- **Brief**
Starting at the line that has "#define FFX_RPANEL(st_, xh_, xl_, acc_)" and stopping after the line that has "FFX_MF(bh__, xl_[2 *", reproduce the listing below exactly; omit everything else.

☆ ☆ ☆

__global__ __launch_bounds__(W * 64, 1) void fine_pair_kernel(Args a) {
  __shared__ __attribute__((aligned(16))) char lds[LDS_BYTES];
  const int lane = threadIdx.x & 63, wave = threadIdx.x >> 6, g = lane >> 5, li = lane & 31;
  const int T = a.T;
  const long m = (long)blockIdx.x * W + wave;
  const bool live = m < a.M;
  const long mc = live ? m : a.M - 1;
  float* tab = reinterpret_cast<float*>(lds + OFF_TAB);
  const unsigned ksum_addr = (unsigned)(size_t)(lds_ptr_t)(lds + OFF_KSUM + wave * 512);
  const float* ksum_tab = reinterpret_cast<const float*>(lds + OFF_KSUM + wave * 512);
  const unsigned kv_addr = (unsigned)(size_t)(lds_ptr_t)(lds + OFF_KV + wave * 8192);
  const char* kv_tab = lds + OFF_KV + wave * 8192 + lane * 16;

  for (int f = threadIdx.x; f < 256; f += W * 64) {
#pragma unroll
    for (int l = 0; l < 2; ++l) {
      float* tl = tab + l * T_LAYER;
      tl[T_W0S + f] = a.s0[l][f];
      if (f < 128) {
        tl[T_QS + f] = a.sq[l][f]; tl[T_KS + f] = a.sk[l][f]; tl[T_VS + f] = a.sv[l][f]; tl[T_MS + f] = a.sm[l][f];
        tl[T_W2S + f] = a.s2[l][f];
        tl[T_G1 + f] = a.g1[l][f]; tl[T_B1 + f] = a.b1[l][f]; tl[T_G2 + f] = a.g2[l][f]; tl[T_B2 + f] = a.b2[l][f];
      }
    }
  }
  h16x8 wah[8], wal[8], wbh[8], wbl[8];
  float wa_sc, wa_inv, wb_sc, wb_inv;
  {
    const long row = (mc * T + min(li, T - 1)) * 128;
    const f32x4* p0 = reinterpret_cast<const f32x4*>(a.f0 + row);
    const f32x4* p1 = reinterpret_cast<const f32x4*>(a.f1 + row);
    f32x4 ua[16], ub[16];
    float ma = 0.f, mb = 0.f;
#pragma unroll
    for (int i = 0; i < 16; ++i) {
      ua[i] = p0[4 * (i >> 1) + 2 * g + (i & 1)]; ub[i] = p1[4 * (i >> 1) + 2 * g + (i & 1)];
#pragma unroll
      for (int e = 0; e < 4; ++e) { ma = fmaxf(ma, fabsf(ua[i][e])); mb = fmaxf(mb, fabsf(ub[i][e])); }
    }
    ma = half_max(ma); ma = fmaxf(ma, swap32(ma)); mb = half_max(mb); mb = fmaxf(mb, swap32(mb));
    wa_sc = pow2_lift(ma, wa_inv); wb_sc = pow2_lift(mb, wb_inv);
#pragma unroll
    for (int ks = 0; ks < 8; ++ks) {
      const f32x4 u0 = ua[2 * ks] * wa_sc, u1 = ua[2 * ks + 1] * wa_sc, v0 = ub[2 * ks] * wb_sc, v1 = ub[2 * ks + 1] * wb_sc;
      const float xa[8] = {u0[0], u0[1], u0[2], u0[3], u1[0], u1[1], u1[2], u1[3]};
      const float xb[8] = {v0[0], v0[1], v0[2], v0[3], v1[0], v1[1], v1[2], v1[3]};
      pack8(xa, wah[ks], wal[ks]);
      pack8(xb, wbh[ks], wbl[ks]);
    }
  }

  unsigned off128[4];
#pragma unroll
  for (int oct = 0; oct < 4; ++oct) {
    const unsigned ro = oct * 8 + (lane >> 3), ch = ((lane & 7) ^ ((oct * 4 + (lane >> 4)) & 7)) << 2;
    off128[oct] = (ro * 128 + ch) * 4;
  }
  const unsigned rl512 = (unsigned)(lane >> 3) * 512u;
  const int wave_s = __builtin_amdgcn_readfirstlane(wave);
  for (int p = threadIdx.x; p < NPANEL; p += W * 64) {
    const int c = p / PPC, q = p - c * PPC, l = c >> 1;
    int off, pitch = 128, mat, kt = 0;
    if (q < 8) { mat = (q & 1) ? 2 : 1; off = (q >> 1) * 32 * 128; }
    else if (q < 16) { const int t = (q - 8) >> 1; if (q & 1) { mat = 3; off = t * 32; kt = 1; } else { mat = 0; off = t * 32 * 128; } }
    else { const int hp = (q - 16) / 3, i = (q - 16) - 3 * hp; pitch = 256;
           if (i == 2) { mat = 5; off = hp * 32; kt = 1; } else { mat = 4; off = hp * 32 * 256 + i * 128; } }
    const sp_t* mp = mat == 0 ? a.wq[l] : mat == 1 ? a.wk[l] : mat == 2 ? a.wv[l] : mat == 3 ? a.wm[l] : mat == 4 ? a.w0[l] : a.w2[l];
    const unsigned long long ad = (unsigned long long)(size_t)(mp + off);
    reinterpret_cast<int4*>(lds + OFF_DESC)[p] = make_int4((int)(unsigned)ad, (int)(unsigned)(ad >> 32), pitch, kt);
  }
#define FFX_ISSUE(p_)                                                                                      \
  {                                                                                                        \
    const int p__ = (p_);                                                                                  \
    const int4 d__ = reinterpret_cast<const int4*>(lds + OFF_DESC)[p__];                                   \
    const unsigned lo__ = (unsigned)__builtin_amdgcn_readfirstlane(d__.x), hi__ = (unsigned)__builtin_amdgcn_readfirstlane(d__.y); \
    const int pitch__ = __builtin_amdgcn_readfirstlane(d__.z), kt__ = __builtin_amdgcn_readfirstlane(d__.w);        \
    const unsigned long long wo__ = (unsigned long long)(kt__ ? wave_s * 32 * pitch__ : wave_s * 32) * 4ull;    \
    const char* base__ = reinterpret_cast<const char*>((size_t)((((unsigned long long)hi__ << 32) | lo__) + wo__)); \
    char* st__ = lds + (p__ % NST) * STAGE + wave_s * BLK;                                                 \
    const unsigned w256__ = pitch__ == 256 ? 1u : 0u;                                                      \
    _Pragma("unroll") for (int oct__ = 0; oct__ < 4; ++oct__)                                              \
      __builtin_amdgcn_global_load_lds((gbl_ptr_t)(base__ + (size_t)(w256__ * (unsigned)(oct__ * 4096)) + (off128[oct__] + w256__ * rl512)), \
                                       (lds_ptr_t)(st__ + oct__ * 1024), 16, 0, 0);                        \
  }
#define FFX_BEGIN(p_)                                                                                      \
  {                                                                                                        \
    const int rem__ = NPANEL - 1 - (p_);                                                                   \
    if (!FFX_PROBE_DMA) LOFTR_WAITCNT_VM(0);                                                               \
    else if (rem__ >= 4) LOFTR_WAITCNT_VM(4 * DMA_PER_WAVE);                                                    \
    else if (rem__ == 3) LOFTR_WAITCNT_VM(3 * DMA_PER_WAVE);                                               \
    else if (rem__ == 2) LOFTR_WAITCNT_VM(2 * DMA_PER_WAVE);                                               \
    else if (rem__ == 1) LOFTR_WAITCNT_VM(1 * DMA_PER_WAVE);                                               \
    else LOFTR_WAITCNT_VM(0);                                                                              \
    if (FFX_PROBE_BARRIER) __builtin_amdgcn_s_barrier();                                                   \
    if (FFX_PROBE_DMA && (p_) + NST - 1 < NPANEL) FFX_ISSUE((p_) + NST - 1);                                                \
  }
  const int a_off = lds_chunk_off(li, g);
#define FFX_RD(st_, blk_, odd_, lo_) (*reinterpret_cast<const h16x8*>((st_) + (blk_) * BLK + (a_off ^ (((odd_) ? 32 : 0) | ((lo_) ? 64 : 0)))))
#define FFX_USE(a_, b_, c_, d_) asm volatile("" :: "v"(a_), "v"(b_), "v"(c_), "v"(d_))
#define FFX_UNITS(st_, BLK0_, ODD0_, BLK1_, ODD1_, M1_, M2_, M3_, M4_, M5_, M6_)                           \
  {                                                                                                        \
    h16x8 ah__ = FFX_RD(st_, BLK0_(0), ODD0_(0), 0), al__ = FFX_RD(st_, BLK0_(0), ODD0_(0), 1);            \
    h16x8 bh__ = FFX_RD(st_, BLK1_(0), ODD1_(0), 0), bl__ = FFX_RD(st_, BLK1_(0), ODD1_(0), 1);            \
    _Pragma("unroll") for (int u = 0; u < 4; ++u) {                                                        \
      FFX_USE(ah__, al__, bh__, bl__);                                                                     \
      __builtin_amdgcn_sched_barrier(0);                                                                   \
      h16x8 nah__ = ah__, nal__ = al__, nbh__ = bh__, nbl__ = bl__;                                        \
      M1_;                                                                                                 \
      __builtin_amdgcn_sched_barrier(0);                                                                   \
      if (FFX_PROBE_READS && u + 1 < 4) { nah__ = FFX_RD(st_, BLK0_(u + 1), ODD0_(u + 1), 0); nal__ = FFX_RD(st_, BLK0_(u + 1), ODD0_(u + 1), 1); } \
      __builtin_amdgcn_sched_barrier(0);                                                                   \
      M2_;                                                                                                 \
      __builtin_amdgcn_sched_barrier(0);                                                                   \
      if (FFX_PROBE_READS && u + 1 < 4) { nbh__ = FFX_RD(st_, BLK1_(u + 1), ODD1_(u + 1), 0); nbl__ = FFX_RD(st_, BLK1_(u + 1), ODD1_(u + 1), 1); } \
      __builtin_amdgcn_sched_barrier(0);                                                                   \
      M3_; M4_; M5_; M6_;                                                                                  \
      __builtin_amdgcn_sched_barrier(0);                                                                   \
      ah__ = nah__; al__ = nal__; bh__ = nbh__; bl__ = nbl__;                                              \
    }                                                                                                      \
  }
#define FFX_MF(A_, B_, C_) C_ = __builtin_amdgcn_mfma_f32_32x32x16_f16(A_, B_, C_, 0, 0, 0)
#define FFX_ID(u_) (u_)
#define FFX_ZERO(u_) 0
#define FFX_ONE(u_) 1
#define FFX_RPANEL(st_, xh_, xl_, acc_)                                                                    \
  FFX_UNITS(st_, FFX_ID, FFX_ZERO, FFX_ID, FFX_ONE,                                                        \
            FFX_MF(ah__, xl_[2 * u], acc_), FFX_MF(al__, xh_[2 * u], acc_), FFX_MF(ah__, xh_[2 * u], acc_), \
            FFX_MF(bh__, xl_[2 * u + 1], acc_), FFX_MF(bl__, xh_[2 * u + 1], acc_), FFX_MF(bh__, xh_[2 * u + 1], acc_))
#define FFX_TPANEL(st_, xh_, xl_, acc_)                                                                    \
  FFX_UNITS(st_, FFX_ID, FFX_ZERO, FFX_ID, FFX_ONE,                                                        \
            FFX_MF(xh_[2 * u], al__, acc_), FFX_MF(xl_[2 * u], ah__, acc_), FFX_MF(xh_[2 * u], ah__, acc_), \
            FFX_MF(xh_[2 * u + 1], bl__, acc_), FFX_MF(xl_[2 * u + 1], bh__, acc_), FFX_MF(xh_[2 * u + 1], bh__, acc_))
#define FFX_KB0(u_) (2 * ((u_) >> 1))
#define FFX_KB1(u_) (2 * ((u_) >> 1) + 1)
#define FFX_KODD(u_) ((u_) & 1)
#define FFX_KPANEL(st_, fh_, fl_, out_)                                                                    \
  FFX_UNITS(st_, FFX_KB0, FFX_KODD, FFX_KB1, FFX_KODD,                                                     \
            FFX_MF(ah__, fl_[u & 1], out_[2 * (u >> 1)]), FFX_MF(bh__, fl_[u & 1], out_[2 * (u >> 1) + 1]), \
            FFX_MF(al__, fh_[u & 1], out_[2 * (u >> 1)]), FFX_MF(bl__, fh_[u & 1], out_[2 * (u >> 1) + 1]), \
            FFX_MF(ah__, fh_[u & 1], out_[2 * (u >> 1)]), FFX_MF(bh__, fh_[u & 1], out_[2 * (u >> 1) + 1]))

  LOFTR_WAITCNT_VM(0);
  __syncthreads();
#pragma unroll
  for (int p = 0; p < NST - 1; ++p) FFX_ISSUE(p);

☆ ☆ ☆

- **Expected output**
#define FFX_RPANEL(st_, xh_, xl_, acc_)                                                                    \
  FFX_UNITS(st_, FFX_ID, FFX_ZERO, FFX_ID, FFX_ONE,                                                        \
            FFX_MF(ah__, xl_[2 * u], acc_), FFX_MF(al__, xh_[2 * u], acc_), FFX_MF(ah__, xh_[2 * u], acc_), \
            FFX_MF(bh__, xl_[2 * u + 1], acc_), FFX_MF(bl__, xh_[2 * u + 1], acc_), FFX_MF(bh__, xh_[2 * u + 1], acc_))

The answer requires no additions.